Analysis of Clinical and Laboratory Findings of Idiopathic Sudden Sensorineural Hearing Loss.

机构信息

Department of Otolaryngology, Head and Neck Surgery, the Second Affiliated Hospital of Nanchang University, Nanchang, China.

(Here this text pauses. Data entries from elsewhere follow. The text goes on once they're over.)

# BayesWatch/deep-kernel-transfer

Hardware: AMD Instinct MI355X
Metric: episodes/sec (higher is better)
Workload: dtype f32/f16x2-split

## Files before the change

deep-kernel-transfer_amd/csrc/dkt_mll.h:

```cpp
#pragma once
#include "dkt_common.h"
#include "../../include/dkt_abi.h"

struct MllArgs {
    const float* E;
    const float* Y;
    long y_bstride;
    const float* sv;
    const float* mean;
    const float* noise;
    const float* cls_weight;
    float* logp;
    float* alpha;
    float* L;
    float* W;
    float* dsv;
    float* dmean;
    float* dnoise;
    float* jitter_used;
    int32_t* info;
    float* ws;
    const int32_t* only_failed;
    int b0;
    int B, C, N, LD;
    float jitter0;
    int max_tries;
    unsigned flags;
    int p2_guard;
    float kappa_max = 0.f;
};

constexpr float DKT_HALF_LOG_2PI = 0.91893853320467274178f;

bool dkt_mll_h2_launch(const MllArgs& a, hipStream_t st);
bool dkt_mll_mfma_launch(const MllArgs& a, hipStream_t st);
bool dkt_mll_reg_launch(const MllArgs& a, hipStream_t st);

void dkt_chol_inv_block_launch(const float* A, int lda, long sA, float* L, int ldl, long sL, float* U, int ldu, long sU, int nb,
                               int pivot_base, int32_t* info, int nmat, hipStream_t st);
size_t dkt_mll_big_workspace_bytes(int B, int C, int N);
int dkt_mll_big_launch(const MllArgs& a, void* workspace, size_t ws_bytes, hipStream_t st);
bool dkt_mll_tiled_supports(int N, unsigned flags, int C = 1);
size_t dkt_mll_tiled_workspace_bytes(int B, int C, int N);
size_t dkt_mll_tiled_workspace_bytes_form(int B, int C, int N, bool per_class);
int dkt_mll_tiled_launch(const MllArgs& a, void* workspace, size_t ws_bytes, hipStream_t st);
bool dkt_mll_band_supports(int N, unsigned flags, int C);
bool dkt_mll_band_applies(int B, int C, int N, unsigned flags);
size_t dkt_mll_band_workspace_bytes(int B, int C, int N);
int dkt_mll_band_launch(const MllArgs& a, void* workspace, size_t ws_bytes, hipStream_t st);
void dkt_mll_generic_global_launch(MllArgs a, int b0, int count, float* ws, hipStream_t st);
size_t dkt_mll_generic_global_floats(int count, int N);
```

deep-kernel-transfer_amd/csrc/dkt_mll.hip:

```cpp
#include "dkt_mll.h"
#include <cstdlib>

namespace {

constexpr size_t MLL_LDS_LIMIT = 150 * 1024;

__host__ __device__ inline int mll_ld(int N) { return N | 1; }
inline size_t mll_vec_floats(int N) { return (size_t)3 * (N + 1) + 32; }
inline size_t mll_mat_floats(int N) { return (size_t)(N + 1) * mll_ld(N); }
inline bool mll_fits_lds(int N) { return (mll_vec_floats(N) + mll_mat_floats(N)) * 4 <= MLL_LDS_LIMIT; }
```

Department of Otolaryngology, Head and Neck Surgery, Karolinska University Hospital, Karolinska Institute, Stockholm, Sweden.

出版信息

Sci Rep. 2020 Apr 8;10(1):6057. doi: 10.1038/s41598-020-63046-z.

Abstract

Idiopathic sudden sensorineural hearing loss (ISSNHL) is an emergency disease requiring immediate diagnosis and treatment. The incidence of ISSNHL in the Western countries' population was estimated to 5-20 per 100,000 inhabitants. The etiology of ISSNHL remains unknown. Its pathogenesis is most often suggested to be due to a disturbed microcirculation and infection. Previous studies have reported that comorbidities, including hypertension, diabetes mellitus (DM), and hyperfibrinogenemia are risk factors of ISSNHL. This study aimed at investigating the clinical characteristics, laboratory parameters and comorbidities of patients with ISSNHL. Our study suggests that the annual incidence of ISSNHL in China mainland is 19 per 100 000. The clinical characteristics and prevalence of comorbidities of ISSNHL patients are different according to age distribution and hearing results. Moreover, the patients with vertigo, hypertension, DM and high TG suffered more often from severe hearing loss compared with the counterparts. This indicates that the cardiovascular and metabolic diseases (hypertension and hyperlipidemia) appeared to be closely associated with the occurrence and severity of ISSNHL.

摘要

特发性突发性聋(ISSNHL)是一种需要立即诊断和治疗的急症。据估计,西方国家人群中 ISSNHL 的发病率为每 10 万人中有 5-20 人。 ISSNHL 的病因仍然未知。其发病机制通常被认为是由于微循环紊乱和感染引起的。先前的研究报告称,高血压、糖尿病(DM)和高纤维蛋白原血症等合并症是 ISSNHL 的危险因素。本研究旨在探讨 ISSNHL 患者的临床特征、实验室参数和合并症。我们的研究表明,中国大陆 ISSNHL 的年发病率为每 10 万人中有 19 人。根据年龄分布和听力结果, ISSNHL 患者的临床特征和合并症的患病率不同。此外,与对照组相比,有眩晕、高血压、DM 和高 TG 的患者更常患有严重听力损失。这表明心血管和代谢疾病(高血压和高脂血症)似乎与 ISSNHL 的发生和严重程度密切相关。